Problem description> When you reach the line that contains "vmax = fmaxf(fmaxf(vmax, v.x), v.y);" in the data below, start reproducing lines exactly, and stop after the line that contains "#pragma unroll 4".

Stored entries
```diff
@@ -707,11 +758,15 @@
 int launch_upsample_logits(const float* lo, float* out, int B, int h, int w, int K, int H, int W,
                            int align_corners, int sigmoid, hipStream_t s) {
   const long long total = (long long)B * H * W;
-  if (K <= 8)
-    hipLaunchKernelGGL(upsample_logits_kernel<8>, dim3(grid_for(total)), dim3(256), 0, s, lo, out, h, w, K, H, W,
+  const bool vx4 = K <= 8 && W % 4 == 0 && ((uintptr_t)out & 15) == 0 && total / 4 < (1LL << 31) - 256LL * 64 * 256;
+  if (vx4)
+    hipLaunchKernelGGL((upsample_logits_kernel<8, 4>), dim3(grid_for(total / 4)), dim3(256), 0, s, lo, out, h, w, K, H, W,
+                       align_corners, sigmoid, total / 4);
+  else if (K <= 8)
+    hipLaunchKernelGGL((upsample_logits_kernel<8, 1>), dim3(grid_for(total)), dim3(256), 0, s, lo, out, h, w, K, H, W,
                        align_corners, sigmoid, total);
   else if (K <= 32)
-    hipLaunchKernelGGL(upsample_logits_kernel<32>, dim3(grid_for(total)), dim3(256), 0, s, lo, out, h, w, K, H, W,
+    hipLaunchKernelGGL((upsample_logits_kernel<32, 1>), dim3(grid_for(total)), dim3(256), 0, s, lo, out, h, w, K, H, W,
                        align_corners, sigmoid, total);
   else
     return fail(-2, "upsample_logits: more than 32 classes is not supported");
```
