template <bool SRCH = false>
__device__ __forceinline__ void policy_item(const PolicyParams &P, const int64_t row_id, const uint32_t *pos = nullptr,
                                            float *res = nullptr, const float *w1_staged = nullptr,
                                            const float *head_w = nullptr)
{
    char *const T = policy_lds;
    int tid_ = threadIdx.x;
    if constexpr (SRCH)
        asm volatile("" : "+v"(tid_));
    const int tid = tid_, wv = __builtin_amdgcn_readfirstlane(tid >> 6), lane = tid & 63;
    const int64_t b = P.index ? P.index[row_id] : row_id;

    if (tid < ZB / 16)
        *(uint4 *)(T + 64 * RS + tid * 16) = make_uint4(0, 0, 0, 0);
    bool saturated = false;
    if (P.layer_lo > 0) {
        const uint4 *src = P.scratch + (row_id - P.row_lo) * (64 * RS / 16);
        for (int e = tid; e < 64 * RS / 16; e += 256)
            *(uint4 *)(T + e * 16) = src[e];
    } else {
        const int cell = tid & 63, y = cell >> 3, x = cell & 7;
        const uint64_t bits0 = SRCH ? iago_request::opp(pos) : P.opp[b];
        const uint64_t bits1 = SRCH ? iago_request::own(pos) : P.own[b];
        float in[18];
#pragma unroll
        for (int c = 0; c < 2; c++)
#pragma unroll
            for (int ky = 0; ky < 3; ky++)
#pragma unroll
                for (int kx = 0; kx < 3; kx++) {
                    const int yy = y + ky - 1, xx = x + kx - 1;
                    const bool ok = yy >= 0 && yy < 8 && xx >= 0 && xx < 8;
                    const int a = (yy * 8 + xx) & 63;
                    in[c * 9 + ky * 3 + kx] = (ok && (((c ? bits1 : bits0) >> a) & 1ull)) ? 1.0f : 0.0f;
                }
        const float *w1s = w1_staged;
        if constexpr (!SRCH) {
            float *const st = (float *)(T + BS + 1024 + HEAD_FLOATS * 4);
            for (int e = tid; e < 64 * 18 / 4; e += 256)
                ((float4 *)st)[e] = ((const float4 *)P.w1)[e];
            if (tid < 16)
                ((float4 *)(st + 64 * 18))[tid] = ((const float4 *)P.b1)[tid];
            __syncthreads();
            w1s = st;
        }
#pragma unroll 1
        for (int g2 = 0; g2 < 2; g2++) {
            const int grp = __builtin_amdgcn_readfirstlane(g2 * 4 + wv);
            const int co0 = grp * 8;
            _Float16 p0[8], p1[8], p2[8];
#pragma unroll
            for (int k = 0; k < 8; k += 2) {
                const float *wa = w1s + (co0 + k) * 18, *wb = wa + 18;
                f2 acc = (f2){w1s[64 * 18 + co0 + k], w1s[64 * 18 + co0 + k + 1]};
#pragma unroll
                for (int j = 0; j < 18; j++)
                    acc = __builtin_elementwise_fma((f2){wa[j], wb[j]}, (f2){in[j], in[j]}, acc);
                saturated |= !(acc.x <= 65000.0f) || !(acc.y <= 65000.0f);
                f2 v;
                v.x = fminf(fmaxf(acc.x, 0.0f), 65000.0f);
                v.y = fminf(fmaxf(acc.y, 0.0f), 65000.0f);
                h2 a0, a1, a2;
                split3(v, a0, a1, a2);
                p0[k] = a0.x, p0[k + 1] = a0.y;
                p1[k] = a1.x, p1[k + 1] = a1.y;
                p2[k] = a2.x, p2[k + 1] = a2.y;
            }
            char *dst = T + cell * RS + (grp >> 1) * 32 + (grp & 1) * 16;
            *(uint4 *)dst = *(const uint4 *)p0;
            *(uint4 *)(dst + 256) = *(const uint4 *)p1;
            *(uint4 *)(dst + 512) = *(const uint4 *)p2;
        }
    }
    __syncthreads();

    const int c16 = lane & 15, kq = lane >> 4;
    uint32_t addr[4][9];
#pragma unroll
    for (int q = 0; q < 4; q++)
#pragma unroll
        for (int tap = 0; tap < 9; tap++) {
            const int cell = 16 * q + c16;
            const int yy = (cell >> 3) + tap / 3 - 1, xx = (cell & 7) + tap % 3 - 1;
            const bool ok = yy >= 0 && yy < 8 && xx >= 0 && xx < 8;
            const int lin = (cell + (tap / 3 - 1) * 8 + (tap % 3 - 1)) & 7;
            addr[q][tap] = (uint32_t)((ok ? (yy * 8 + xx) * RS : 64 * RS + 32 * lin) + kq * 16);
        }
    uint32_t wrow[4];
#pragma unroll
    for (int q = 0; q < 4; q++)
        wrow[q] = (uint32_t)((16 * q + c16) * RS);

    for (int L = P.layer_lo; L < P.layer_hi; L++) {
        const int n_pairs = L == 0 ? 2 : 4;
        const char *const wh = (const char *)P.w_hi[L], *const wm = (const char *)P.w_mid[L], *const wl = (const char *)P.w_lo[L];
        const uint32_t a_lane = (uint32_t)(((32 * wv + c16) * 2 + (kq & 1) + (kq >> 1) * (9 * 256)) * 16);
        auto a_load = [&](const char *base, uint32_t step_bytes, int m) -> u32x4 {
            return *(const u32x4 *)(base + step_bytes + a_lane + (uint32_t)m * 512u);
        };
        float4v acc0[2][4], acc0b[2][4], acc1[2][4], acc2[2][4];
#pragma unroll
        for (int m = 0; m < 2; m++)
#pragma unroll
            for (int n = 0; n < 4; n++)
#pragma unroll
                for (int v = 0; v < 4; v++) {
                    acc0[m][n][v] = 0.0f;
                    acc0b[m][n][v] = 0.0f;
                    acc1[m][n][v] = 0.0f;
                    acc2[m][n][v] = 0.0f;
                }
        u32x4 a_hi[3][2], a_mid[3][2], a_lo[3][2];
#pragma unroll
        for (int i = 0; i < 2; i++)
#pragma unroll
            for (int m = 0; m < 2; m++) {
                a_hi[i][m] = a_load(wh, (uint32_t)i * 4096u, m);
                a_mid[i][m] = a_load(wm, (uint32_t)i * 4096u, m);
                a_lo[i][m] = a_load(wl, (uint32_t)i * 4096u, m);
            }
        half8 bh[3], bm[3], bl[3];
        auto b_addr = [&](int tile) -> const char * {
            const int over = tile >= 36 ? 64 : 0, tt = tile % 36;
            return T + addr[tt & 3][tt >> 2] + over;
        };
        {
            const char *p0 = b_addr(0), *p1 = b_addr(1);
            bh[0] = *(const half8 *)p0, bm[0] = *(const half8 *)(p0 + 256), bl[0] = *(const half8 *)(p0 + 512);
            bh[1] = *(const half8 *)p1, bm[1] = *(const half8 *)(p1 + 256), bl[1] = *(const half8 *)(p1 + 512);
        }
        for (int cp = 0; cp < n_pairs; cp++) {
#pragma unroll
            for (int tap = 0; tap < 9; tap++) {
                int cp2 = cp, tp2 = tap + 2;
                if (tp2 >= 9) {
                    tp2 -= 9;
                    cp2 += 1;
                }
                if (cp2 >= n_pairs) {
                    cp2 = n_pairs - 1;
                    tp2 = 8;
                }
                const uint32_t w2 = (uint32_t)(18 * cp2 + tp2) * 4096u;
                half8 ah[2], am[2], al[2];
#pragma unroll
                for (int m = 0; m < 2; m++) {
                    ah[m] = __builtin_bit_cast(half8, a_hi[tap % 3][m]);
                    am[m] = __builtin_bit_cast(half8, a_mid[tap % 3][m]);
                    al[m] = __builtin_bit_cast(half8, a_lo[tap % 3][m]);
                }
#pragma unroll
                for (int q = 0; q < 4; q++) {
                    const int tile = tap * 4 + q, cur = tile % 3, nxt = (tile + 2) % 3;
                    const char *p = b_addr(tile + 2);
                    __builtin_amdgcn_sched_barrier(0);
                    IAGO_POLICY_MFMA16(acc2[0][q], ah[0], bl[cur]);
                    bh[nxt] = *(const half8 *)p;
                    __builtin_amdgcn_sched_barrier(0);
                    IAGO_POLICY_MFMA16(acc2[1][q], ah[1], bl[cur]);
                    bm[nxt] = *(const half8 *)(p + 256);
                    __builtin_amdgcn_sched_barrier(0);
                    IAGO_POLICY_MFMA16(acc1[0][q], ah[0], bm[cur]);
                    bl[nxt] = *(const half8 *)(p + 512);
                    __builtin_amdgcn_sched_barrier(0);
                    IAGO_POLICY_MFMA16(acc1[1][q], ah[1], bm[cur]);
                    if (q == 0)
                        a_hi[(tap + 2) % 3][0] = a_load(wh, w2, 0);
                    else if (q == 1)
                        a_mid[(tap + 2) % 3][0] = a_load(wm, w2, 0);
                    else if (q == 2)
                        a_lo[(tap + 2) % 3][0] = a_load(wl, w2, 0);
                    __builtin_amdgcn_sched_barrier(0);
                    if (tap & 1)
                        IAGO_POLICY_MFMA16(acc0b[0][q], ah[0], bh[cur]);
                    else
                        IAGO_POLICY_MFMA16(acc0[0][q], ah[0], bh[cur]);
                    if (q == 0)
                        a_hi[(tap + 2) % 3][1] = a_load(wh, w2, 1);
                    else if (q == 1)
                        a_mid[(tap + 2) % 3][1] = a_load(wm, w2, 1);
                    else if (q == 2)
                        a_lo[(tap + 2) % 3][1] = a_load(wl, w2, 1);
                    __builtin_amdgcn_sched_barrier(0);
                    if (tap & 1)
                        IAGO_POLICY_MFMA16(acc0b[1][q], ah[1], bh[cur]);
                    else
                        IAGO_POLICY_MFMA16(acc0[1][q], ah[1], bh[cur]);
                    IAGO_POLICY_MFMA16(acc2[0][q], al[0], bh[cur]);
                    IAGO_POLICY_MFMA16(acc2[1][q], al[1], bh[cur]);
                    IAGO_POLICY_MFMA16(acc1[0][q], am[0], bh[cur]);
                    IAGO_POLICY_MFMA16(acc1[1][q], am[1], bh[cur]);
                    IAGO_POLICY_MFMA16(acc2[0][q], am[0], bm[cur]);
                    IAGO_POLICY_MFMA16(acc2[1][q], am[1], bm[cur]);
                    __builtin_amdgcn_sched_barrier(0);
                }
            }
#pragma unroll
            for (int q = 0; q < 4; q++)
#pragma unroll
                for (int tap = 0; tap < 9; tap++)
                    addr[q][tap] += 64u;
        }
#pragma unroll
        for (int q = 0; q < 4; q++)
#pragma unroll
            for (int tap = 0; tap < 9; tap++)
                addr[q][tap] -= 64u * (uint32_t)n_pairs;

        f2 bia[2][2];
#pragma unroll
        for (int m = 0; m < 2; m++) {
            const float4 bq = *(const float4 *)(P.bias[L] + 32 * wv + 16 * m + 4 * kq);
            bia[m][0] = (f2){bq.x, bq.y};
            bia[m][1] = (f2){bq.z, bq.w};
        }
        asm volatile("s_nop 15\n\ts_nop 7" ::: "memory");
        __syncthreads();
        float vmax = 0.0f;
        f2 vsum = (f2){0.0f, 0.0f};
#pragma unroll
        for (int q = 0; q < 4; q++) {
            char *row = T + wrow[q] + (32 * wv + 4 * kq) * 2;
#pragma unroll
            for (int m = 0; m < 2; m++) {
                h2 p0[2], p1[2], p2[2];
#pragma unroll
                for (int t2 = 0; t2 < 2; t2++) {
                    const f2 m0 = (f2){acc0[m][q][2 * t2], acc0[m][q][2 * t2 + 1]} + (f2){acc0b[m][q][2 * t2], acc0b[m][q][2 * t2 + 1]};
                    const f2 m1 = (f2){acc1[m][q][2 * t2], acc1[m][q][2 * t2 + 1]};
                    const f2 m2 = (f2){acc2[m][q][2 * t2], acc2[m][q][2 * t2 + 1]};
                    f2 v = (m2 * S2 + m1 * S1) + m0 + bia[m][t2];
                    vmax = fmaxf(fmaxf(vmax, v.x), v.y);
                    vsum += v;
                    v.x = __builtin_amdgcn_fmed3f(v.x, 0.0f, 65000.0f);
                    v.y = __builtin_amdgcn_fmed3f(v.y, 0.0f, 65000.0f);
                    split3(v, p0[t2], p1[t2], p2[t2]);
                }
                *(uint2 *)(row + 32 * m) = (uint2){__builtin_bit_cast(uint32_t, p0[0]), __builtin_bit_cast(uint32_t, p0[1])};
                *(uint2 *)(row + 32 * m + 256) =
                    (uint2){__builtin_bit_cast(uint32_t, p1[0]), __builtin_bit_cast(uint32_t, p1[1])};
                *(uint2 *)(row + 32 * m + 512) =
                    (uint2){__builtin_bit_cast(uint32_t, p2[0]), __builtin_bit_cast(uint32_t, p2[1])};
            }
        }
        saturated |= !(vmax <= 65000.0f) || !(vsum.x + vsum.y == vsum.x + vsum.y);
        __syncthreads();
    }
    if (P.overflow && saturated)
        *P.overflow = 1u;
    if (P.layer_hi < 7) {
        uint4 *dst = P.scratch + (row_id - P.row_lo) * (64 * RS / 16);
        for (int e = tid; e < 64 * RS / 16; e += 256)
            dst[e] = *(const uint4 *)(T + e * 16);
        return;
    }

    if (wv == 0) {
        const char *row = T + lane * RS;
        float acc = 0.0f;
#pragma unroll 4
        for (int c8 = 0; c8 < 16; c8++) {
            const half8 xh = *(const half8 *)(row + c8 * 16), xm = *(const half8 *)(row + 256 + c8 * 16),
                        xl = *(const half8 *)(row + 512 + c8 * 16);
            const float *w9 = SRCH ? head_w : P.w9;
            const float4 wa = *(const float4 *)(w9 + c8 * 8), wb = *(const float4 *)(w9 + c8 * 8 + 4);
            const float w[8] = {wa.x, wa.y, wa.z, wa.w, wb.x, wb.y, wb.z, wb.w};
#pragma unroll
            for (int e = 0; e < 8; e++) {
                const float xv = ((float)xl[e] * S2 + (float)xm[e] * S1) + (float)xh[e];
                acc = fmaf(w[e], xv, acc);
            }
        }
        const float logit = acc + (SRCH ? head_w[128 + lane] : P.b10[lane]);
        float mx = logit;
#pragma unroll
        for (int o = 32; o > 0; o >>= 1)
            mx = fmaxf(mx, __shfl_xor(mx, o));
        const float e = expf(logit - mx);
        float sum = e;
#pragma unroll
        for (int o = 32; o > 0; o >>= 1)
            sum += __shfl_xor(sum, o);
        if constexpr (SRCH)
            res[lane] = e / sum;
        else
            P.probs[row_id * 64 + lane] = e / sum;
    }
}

Your response>
                    vmax = fmaxf(fmaxf(vmax, v.x), v.y);
                    vsum += v;
                    v.x = __builtin_amdgcn_fmed3f(v.x, 0.0f, 65000.0f);
                    v.y = __builtin_amdgcn_fmed3f(v.y, 0.0f, 65000.0f);
                    split3(v, p0[t2], p1[t2], p2[t2]);
                }
                *(uint2 *)(row + 32 * m) = (uint2){__builtin_bit_cast(uint32_t, p0[0]), __builtin_bit_cast(uint32_t, p0[1])};
                *(uint2 *)(row + 32 * m + 256) =
                    (uint2){__builtin_bit_cast(uint32_t, p1[0]), __builtin_bit_cast(uint32_t, p1[1])};
                *(uint2 *)(row + 32 * m + 512) =
                    (uint2){__builtin_bit_cast(uint32_t, p2[0]), __builtin_bit_cast(uint32_t, p2[1])};
            }
        }
        saturated |= !(vmax <= 65000.0f) || !(vsum.x + vsum.y == vsum.x + vsum.y);
        __syncthreads();
    }
    if (P.overflow && saturated)
        *P.overflow = 1u;
    if (P.layer_hi < 7) {
        uint4 *dst = P.scratch + (row_id - P.row_lo) * (64 * RS / 16);
        for (int e = tid; e < 64 * RS / 16; e += 256)
            dst[e] = *(const uint4 *)(T + e * 16);
        return;
    }

    if (wv == 0) {
        const char *row = T + lane * RS;
        float acc = 0.0f;
#pragma unroll 4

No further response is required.